I have been working on putting up t-posts for a 4 wire electric fence to contain goats & my LGD. I am fencing about 5 acres, in an "L" shape. One side has very shallow topsoil, with shale about a foot or slightly less down, It's been a real bugger pounding t=posts through the shale. The other half of the pasture has a lot more topsoil, not sure how deep but I have pounded in some long t-posts probably 2 or 3 feet down without hitting the shale.  Will the fence still shock with this shallow soil & rock underneath?  Also, I have three grounding rods that are 9 foot long. I know there is no way I'm going to get anywhere close to that far down, Should I cut them in half & pound six of them in if I can only get a few feet down?  BTW - Charger is a 50 mile , I believe it is 2 joules. Thanks!


----------



## heathen (May 10, 2012)

I would barry them Horizontaly 2 foot down I would also add 3 or 4 wires  and space the ground rods out throughout the fence use the extra 3 or 4 wires as ground wires so that when your animals touch the hot wire and the ground wire then they get a good shock.  I live in KY and use a fence like this I have never had trouble keeping anything in or out with it. I dont know how conductive shale is electricity follows the shortest path to ground. Hence the extra wires. Even if you dog goes to jump the fence if he gets inbetween a ground and a hot without touching earth it will still get shocked. In KY yyou can do 6 foot strait down for a ground rod 45 degree angle or 2 foot horizontle ditch style.  Just space your ground rods out evenly throught your fence and you shouldnt have an issue. your local ag office may be able to assist in proper electric fencing in your area. Also state by state has diffrent laws in KY I am required to put up signs on the fence caution electric fence.......... Dumb as I think this is its the law. I personlly want someone trying to get in with the goaats to get a good shock and yell so my dogs will go get them lol.......


----------



## treeclimber233 (May 14, 2012)

Shale will not conduct electricity.  It is the moisture in the ground that conducts the electricity.  Putting several strands of fence (one "hot" -then one "not hot") will work because then the electricity will pass between the hot and not hot strands as already mentioned.


----------



## LBFarms (May 15, 2012)

I ended up pounding in three rods at about a 30 degree angle where I thought I had the most soil.

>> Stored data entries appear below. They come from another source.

static size_t inbatch2h_ws_layout(int64_t B, char* base, InbatchHWs* ws) {
  size_t off = 0;
  auto take = [&](size_t bytes) {
    char* p = base ? base + off : nullptr;
    off += align_up(bytes, 256);
    return p;
  };
  const size_t planes = (size_t)2 * B * k3D * 2;
  InbatchHWs w;
  w.Qh = (_Float16*)take(planes);
  w.Ch = (_Float16*)take(planes);
  w.part_O = (float*)take((size_t)8 * B * k3D * 4);
  w.part_O2 = (float*)take((size_t)8 * B * k3D * 4);
  w.fac_side = (float*)take((size_t)8 * B * 4);
  w.Qcopy = (float*)take((size_t)B * k3D * 4);
  w.Ccopy = (float*)take((size_t)B * k3D * 4);
  w.part_m = (float*)take((size_t)8 * B * 4);
  w.part_mr = (float*)take((size_t)8 * B * 4);
  w.part_l = (float*)take((size_t)8 * B * 4);
  w.lse2 = (float*)take((size_t)B * 4);
  w.fac = (float*)take((size_t)8 * B * 4);
  w.diag = (float*)take((size_t)B * 4);
  w.flags = (int*)take((size_t)8 * (B / k3Owned) * sizeof(int));
  w.Pmat = (float*)take((size_t)B * B * 4);
  w.loss_acc = (unsigned long long*)take(sizeof(unsigned long long) * 16 * (1 + kLossWords));
  w.nrm = (float*)take((size_t)2 * (B / k3Chunk) * 4 * sizeof(float));
  w.amax = (float*)take((size_t)2 * (B / k3Chunk) * sizeof(float));
  w.sc = (float*)take(kHScaleWords * sizeof(float));
  w.ent = (unsigned long long*)take((size_t)(B / k3Chunk + 1) * sizeof(unsigned long long));
  w.Qt = (_Float16*)take(planes);
  w.czero = (unsigned*)take(16 * sizeof(unsigned));
  w.cflags = reinterpret_cast<int*>(w.czero ? w.czero + 8 : nullptr);
  if (ws) *ws = w;
// ... 53 lines not shown
static int inbatch2h_run(const char* who, RowSrc Qs, RowSrc Cs, const int32_t* gq_rows, const int32_t* gc_rows, int64_t B,
                         int D, float scale, float regularization, float batch_size, float* loss, float* lse,
                         float* gQ, float* gC, void* workspace, size_t workspace_bytes, esr_stream_t stream,
                         hipStream_t side = nullptr, const InbatchUpdate* upd = nullptr) {
  if (!(B > 0 && B % k3Owned == 0 && B <= kHMaxB)) {
    set_error("%s: B=%lld must be a positive multiple of 128, at most %lld (larger batches: the bf16x3 entry point)",
              who, (long long)B, (long long)kHMaxB);
    return ESR_EINVAL;
  }
  if (!(D > 0 && D <= k3D && D % 4 == 0)) {
    set_error("%s: D=%d not supported (a multiple of 4, at most 128; wider rows: the f32 entry point)", who, D);
    return ESR_EINVAL;
  }
  if (!(Qs.base && Cs.base && loss && gQ && gC)) {
    set_error("%s: null pointer", who);
    return ESR_EINVAL;
  }
  if (batch_size == 0.f) {
    set_error("%s: batch_size must be non-zero", who);
    return ESR_EINVAL;
  }
  if ((((uintptr_t)Qs.base | (uintptr_t)Cs.base | (uintptr_t)gQ | (uintptr_t)gC) & 15) != 0) {
    set_error("%s: matrices must be 16-byte aligned", who);
    return ESR_EINVAL;
  }
  if (!workspace || workspace_bytes < esr_inbatch2h_workspace_bytes(B, D) || ((uintptr_t)workspace & 15)) {
    set_error("%s: workspace %zu bytes < %zu required (or misaligned)", who, workspace_bytes,
              esr_inbatch2h_workspace_bytes(B, D));
    return ESR_EWORKSPACE;
  }
  hipStream_t st = as_stream(stream);
  InbatchHWs ws;
  inbatch2h_ws_layout(B, (char*)workspace, &ws);
  const float inv_bs = 1.0f / batch_size, sl2 = scale * k3Log2e;
  const int nchunks = (int)(B / k3Chunk);
  const char* qcs = getenv("ESR_IB2H_Q_PER_CU");
  const int nsplit_q = inbatch2h_nsplit(B, qcs ? std::max(1, atoi(qcs)) : 2);
  const int pc_blocks = (int)cdiv(B, kCtOwned);
  int nsplit_c = 1;
  for (int sp = 1; sp <= 8; ++sp)
    if (nchunks % sp == 0 && pc_blocks * sp <= 320) nsplit_c = sp;
  const int grid_c = pc_blocks * nsplit_c;
  const int grid_q = (int)(B / k3Owned) * nsplit_q;
  const int mgrid = (int)std::min<int64_t>(k3MergeBlocks, cdiv(B, kBlock / 32));
  const char* refe = getenv("ESR_IB2H_REF");
  const int mode = (refe && refe[0] == 'r' && refe[1] == 'o') ? 0 : ((refe && refe[0] == 'r' && refe[1] == 'e') ? 2 : 1);
  const char* fe = getenv("ESR_IB2H_FUSED");
  const bool fused = !(fe && fe[0] == '0') && mode != 0;
  int nsplit_r = 1;
  hipEvent_t ev_fork = nullptr, ev_join = nullptr;
  const char* b16e = getenv("ESR_IB2H_BF16");
  const bool one_plane = fused && ((Qs.bf16 && Cs.bf16 && !(b16e && b16e[0] == 't')) || (b16e && b16e[0] == 'f'));
  const bool overlapped = fused && !one_plane && side != nullptr && side != st && inbatch_events(&ev_fork, &ev_join);
  const char* mue = getenv("ESR_IB2H_MERGE_UPDATE");
  const bool merge_upd = fused && !overlapped && upd != nullptr && upd->skip_long && D == k3D && Qs.ld == k3D &&
                         Cs.ld == k3D && !(mue && mue[0] == '0');
  auto merging_update = [&](int nsplit_of_c, const float* part_O_of_c) -> int {
    InbatchMergeArgs a;
    a.part_O[0] = ws.part_O; a.part_O[1] = part_O_of_c;
    a.nsplit[0] = nsplit_q; a.nsplit[1] = nsplit_of_c;
    a.oscale[0] = ws.sc + 1; a.oscale[1] = ws.sc + 2;
    a.partner[0] = ws.Ccopy; a.partner[1] = ws.Qcopy;
    a.part_m = ws.part_m; a.part_l = ws.part_l;
    a.B = B;
    a.scale = scale; a.lam = regularization; a.inv_bs = inv_bs;
    a.loss_acc = ws.loss_acc; a.loss_scale = 1.0 / (double)batch_size; a.loss_out = loss;
    a.zero_words = ws.ent; a.nzero = nchunks + 1;
    return inbatch_merge_update(upd->tables, upd->accums, upd->row_offsets, upd->dtype, upd->sorted_vids, upd->perm, a,
                                upd->lr, upd->eps, st);
  };
  if (fused) {
    static std::atomic<unsigned long long> call_seq{0};
    static const unsigned long long seed =
        (unsigned long long)(uintptr_t)&call_seq ^ (unsigned long long)time(nullptr) * 0x9E3779B97F4A7C15ull;
    unsigned long long z = seed + 0x9E3779B97F4A7C15ull * (call_seq.fetch_add(1) + 1);
    z = (z ^ (z >> 30)) * 0xBF58476D1CE4E5B9ull;
    z = (z ^ (z >> 27)) * 0x94D049BB133111EBull;
    const unsigned long long token = ((z ^ (z >> 31)) >> 16) | 1ull;
    const char* tle = getenv("ESR_IB2H_POLL");
    const int two_level = (tle && tle[0] == 'f') ? 0 : 1;
    ESR_KT("prepsplit2h_kernel", st,
           hipLaunchKernelGGL(prepsplit2h_kernel, dim3(nchunks), dim3(256), 0, st, Qs, Cs, B, ws.Qh, ws.Ch, ws.ent, token,
                              ws.diag, ws.nrm, ws.sc, ws.loss_acc, ws.flags, grid_q, (overlapped || merge_upd) ? ws.Qcopy : (float*)nullptr,
                              (overlapped || merge_upd) ? ws.Ccopy : (float*)nullptr, ws.czero, two_level));
    if (one_plane) {
      const int blocks1 = (int)cdiv(B, kH1Owned);
      int nsplit_1 = 1;
      for (int sp = 1; sp <= 8; ++sp)
        if (nchunks % sp == 0 && blocks1 * sp <= 320) nsplit_1 = sp;
      const int nsplit_q = nsplit_1, grid_q = blocks1 * nsplit_1;
      const char* dbg1h = getenv("ESR_IB1H_DBG");
      if (dbg1h && dbg1h[0] == '1') {
        hipLaunchKernelGGL((inbatch1h_kernel<true, 1>), dim3(grid_q), dim3(512), 0, st, (const _Float16*)ws.Qh,
                           (const _Float16*)ws.Ch, B, nsplit_q, sl2, (const float*)ws.sc, (const float*)ws.diag,
                           (const float*)nullptr, mode, ws.part_m, ws.part_O, ws.part_l);
      } else
      ESR_KT("inbatch1h_kernel_q", st,
             hipLaunchKernelGGL((inbatch1h_kernel<true>), dim3(grid_q), dim3(512), 0, st, (const _Float16*)ws.Qh,
                                (const _Float16*)ws.Ch, B, nsplit_q, sl2, (const float*)ws.sc, (const float*)ws.diag,
                                (const float*)nullptr, mode, ws.part_m, ws.part_O, ws.part_l));
      if (merge_upd) {
        ESR_KT("fac2h_kernel", st,
               hipLaunchKernelGGL(fac2h_kernel, dim3((unsigned)cdiv(B, 256)), dim3(256), 0, st, B, nsplit_q,
                                  (const float*)ws.part_m, (const float*)ws.part_l, ldexpf(1.f, (int)kHPexp), ws.fac,
                                  ws.lse2, lse));
      } else
      ESR_KT("inbatch3_merge_kernel_q", st,
             hipLaunchKernelGGL((inbatch3_merge_kernel<true>), dim3(mgrid), dim3(kBlock), 0, st, Qs, Cs, gq_rows, B,
                                nsplit_q, (const float*)ws.part_O, (const float*)ws.part_m, (const float*)ws.part_l, scale,
                                regularization, inv_bs, ws.lse2, lse, gQ, ws.loss_acc, 1.0 / (double)batch_size, loss,
                                (float*)nullptr, (const float*)(ws.sc + 1), ldexpf(1.f, (int)kHPexp), ws.fac));
      float* const part_O_1c = merge_upd ? ws.part_O2 : ws.part_O;
      if (dbg1h && (dbg1h[0] == '1' || dbg1h[0] == '2')) {
        hipLaunchKernelGGL((inbatch1h_kernel<false, 1>), dim3(grid_q), dim3(512), 0, st, (const _Float16*)ws.Ch,
                           (const _Float16*)ws.Qh, B, nsplit_q, sl2, (const float*)ws.sc, (const float*)nullptr,
                           (const float*)ws.lse2, mode, (float*)nullptr, part_O_1c, (float*)nullptr);
      } else
      ESR_KT("inbatch1h_kernel_c", st,
             hipLaunchKernelGGL((inbatch1h_kernel<false>), dim3(grid_q), dim3(512), 0, st, (const _Float16*)ws.Ch,
                                (const _Float16*)ws.Qh, B, nsplit_q, sl2, (const float*)ws.sc, (const float*)nullptr,
                                (const float*)ws.lse2, mode, (float*)nullptr, part_O_1c, (float*)nullptr));
      if (merge_upd) return merging_update(nsplit_q, part_O_1c);
      ESR_KT("inbatch3_merge_kernel_c", st,
             hipLaunchKernelGGL((inbatch3_merge_kernel<false>), dim3(mgrid), dim3(kBlock), 0, st, Cs, Qs, gc_rows, B,
                                nsplit_q, (const float*)ws.part_O, (const float*)ws.part_m, (const float*)ws.part_l, scale,
                                regularization, inv_bs, ws.lse2, (float*)nullptr, gC, ws.loss_acc,
                                1.0 / (double)batch_size, loss, (float*)nullptr, (const float*)(ws.sc + 2), 1.0f,
                                (float*)nullptr, ws.ent, nchunks + 1));
      if (upd) {
        const int rc = sparse_adagrad_range(upd->tables, upd->accums, upd->row_offsets, 2, upd->dtype, D, upd->sorted_vids,
                                            upd->perm, 2 * B, upd->grad_rows, upd->lr, upd->eps, upd->skip_long, st);
        if (rc != ESR_OK) return rc;
      }
      return check_launch(who);
    }
    ESR_KT("inbatch2h_q_kernel", st,
           hipLaunchKernelGGL((inbatch2h_q_kernel<2>), dim3(grid_q), dim3(256), 0, st, (const _Float16*)ws.Qh,
                              (const _Float16*)ws.Ch, B, nsplit_q, sl2, (const float*)ws.sc, (const float*)ws.part_mr, 1,
                              (const float*)ws.diag, mode, ws.flags, ws.part_m, ws.part_O, ws.part_l, ws.Pmat));
  } else {
  ESR_KT("prep2h_kernel", st, hipLaunchKernelGGL(prep2h_kernel, dim3(nchunks), dim3(256), 0, st, Qs, Cs, ws.amax, ws.diag));
  ESR_KT("split2h_kernel", st,
         hipLaunchKernelGGL(split2h_kernel, dim3(nchunks, 2), dim3(256), 0, st, Qs, Cs, B, ws.Qh, ws.Ch,
                            (const float*)ws.amax, ws.nrm, ws.sc, ws.loss_acc, ws.flags, grid_q));
  if (mode == 0) {
    const int rm_blocks = (int)cdiv(B, kHRmOwned);
    for (int sp = 1; sp <= 8; ++sp)
      if (nchunks % sp == 0 && rm_blocks * sp <= 320) nsplit_r = sp;
    ESR_KT("rowmax2h_kernel", st,
           hipLaunchKernelGGL(rowmax2h_kernel, dim3(rm_blocks * nsplit_r), dim3(256), 0, st, (const _Float16*)ws.Qh,
                              (const _Float16*)ws.Ch, B, nsplit_r, sl2, (const float*)ws.nrm, (const float*)ws.sc,
                              ws.part_mr));
  }
  {
    ESR_KT("inbatch2h_q_kernel", st,
           hipLaunchKernelGGL((inbatch2h_q_kernel<0>), dim3(grid_q), dim3(256), 0, st, (const _Float16*)ws.Qh,
                              (const _Float16*)ws.Ch, B, nsplit_q, sl2, (const float*)ws.sc, (const float*)ws.part_mr,
                              nsplit_r, (const float*)ws.diag, mode, ws.flags, ws.part_m, ws.part_O, ws.part_l, ws.Pmat));
    if (mode != 0)
      ESR_KT("inbatch2h_q_kernel_redo", st,
             hipLaunchKernelGGL((inbatch2h_q_kernel<1>), dim3(grid_q), dim3(256), 0, st, (const _Float16*)ws.Qh,
                                (const _Float16*)ws.Ch, B, nsplit_q, sl2, (const float*)ws.sc, (const float*)ws.part_mr,
                                nsplit_r, (const float*)ws.diag, mode, ws.flags, ws.part_m, ws.part_O, ws.part_l, ws.Pmat));
  }
  }
  hipStream_t st_q = overlapped ? side : st;
  float* const part_O_c = (overlapped || merge_upd) ? ws.part_O2 : ws.part_O;
  const RowSrc Qm = overlapped ? RowSrc{ws.Qcopy, nullptr, 0, Qs.ld} : Qs;
  const RowSrc Cm = overlapped ? RowSrc{ws.Ccopy, nullptr, 0, Cs.ld} : Cs;
  const int nc_q = nchunks / nsplit_q;
  const char* pcm = getenv("ESR_IB2H_PC");
  const int force_general = (!fused || (pcm && pcm[0] == 'g')) ? 1 : 0;
  if (overlapped) {
    if (hipEventRecord(ev_fork, st) != hipSuccess || hipStreamWaitEvent(side, ev_fork, 0) != hipSuccess) {
      set_error("%s: could not fork the side stream", who);
      return ESR_ELAUNCH;
    }
  }
  if (!force_general)
    ESR_KT("facscale2h_kernel", st,
           hipLaunchKernelGGL(facscale2h_kernel, dim3(nchunks), dim3(256), 0, st,
                              (overlapped || merge_upd) ? RowSrc{ws.Qcopy, nullptr, 0, Qs.ld} : Qs, B, nsplit_q,
                              (const float*)ws.part_m, (const float*)ws.part_l, ldexpf(1.f, (int)kHPexp),
                              (const float*)ws.sc, ws.fac, merge_upd ? ws.lse2 : (float*)nullptr,
                              merge_upd ? lse : (float*)nullptr, ws.Qt, ws.cflags));
  else if (overlapped || merge_upd)
    ESR_KT("fac2h_kernel", st,
           hipLaunchKernelGGL(fac2h_kernel, dim3((unsigned)cdiv(B, 256)), dim3(256), 0, st, B, nsplit_q,
                              (const float*)ws.part_m, (const float*)ws.part_l, ldexpf(1.f, (int)kHPexp), ws.fac,
                              merge_upd ? ws.lse2 : (float*)nullptr, merge_upd ? lse : (float*)nullptr));
  if (!merge_upd)
  ESR_KT("inbatch3_merge_kernel_q", st_q,
         hipLaunchKernelGGL((inbatch3_merge_kernel<true>), dim3(mgrid), dim3(kBlock), 0, st_q, Qm, Cm, gq_rows, B, nsplit_q,
                            (const float*)ws.part_O, (const float*)ws.part_m, (const float*)ws.part_l, scale,
                            regularization, inv_bs, ws.lse2, lse, gQ, ws.loss_acc, 1.0 / (double)batch_size, loss,
                            (float*)nullptr, (const float*)(ws.sc + 1), ldexpf(1.f, (int)kHPexp),
                            overlapped ? ws.fac_side : ws.fac));
  if (overlapped) {
    if (upd) {
      const int rc = sparse_adagrad_range(upd->tables, upd->accums, upd->row_offsets, 2, upd->dtype, D, upd->sorted_vids,
                                          upd->perm, B, upd->grad_rows, upd->lr, upd->eps, upd->skip_long, side);
      if (rc != ESR_OK) return rc;
    }
    if (hipEventRecord(ev_join, side) != hipSuccess) {
      set_error("%s: could not record the join event", who);
      return ESR_ELAUNCH;
    }
  }
  ESR_KT("inbatch2h_pct_kernel", st,
         hipLaunchKernelGGL(inbatch2h_pct_kernel, dim3(grid_c), dim3(512), 0, st, (const _Float16*)ws.Qt,
                            (const _Float16*)ws.Qh, B, nsplit_c, (const float*)ws.fac, nc_q, (const char*)ws.Pmat,
                            ldexpf(1.f, kCtExpShift), (const int*)ws.cflags, force_general, part_O_c));
  if (merge_upd) return merging_update(nsplit_c, part_O_c);
  ESR_KT("inbatch3_merge_kernel_c", st,
         hipLaunchKernelGGL((inbatch3_merge_kernel<false>), dim3(mgrid), dim3(kBlock), 0, st, Cm, Qm, gc_rows, B, nsplit_c,
                            (const float*)part_O_c, (const float*)ws.part_m, (const float*)ws.part_l, scale,
                            regularization, inv_bs, ws.lse2, (float*)nullptr, gC, ws.loss_acc,
                            1.0 / (double)batch_size, loss, (float*)nullptr, (const float*)(ws.sc + 2), 1.0f,
                            (float*)nullptr, fused ? ws.ent : (unsigned long long*)nullptr, nchunks + 1));
  if (upd) {
    const int64_t off = overlapped ? B : 0;
    const int rc = sparse_adagrad_range(upd->tables, upd->accums, upd->row_offsets, 2, upd->dtype, D,
                                        upd->sorted_vids + off, upd->perm + off, 2 * B - off, upd->grad_rows, upd->lr,
                                        upd->eps, upd->skip_long, st);
    if (rc != ESR_OK) return rc;
  }
  if (overlapped && hipStreamWaitEvent(st, ev_join, 0) != hipSuccess) {
    set_error("%s: could not join the side stream", who);
    return ESR_ELAUNCH;
  }
  return check_launch(who);
}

I've got probably four to five acres fenced & using a 50 mile Parmak charger, I'm getting about 4500 volts through the fence.  I might end up running a few ground wires inbetween some of the other wires and grounding it out in one or two places along the fence anyway, since we get a lot of snow here in the winter and apparently then I will have to have ground return wires to get any kind of a shock , from what I have read.


----------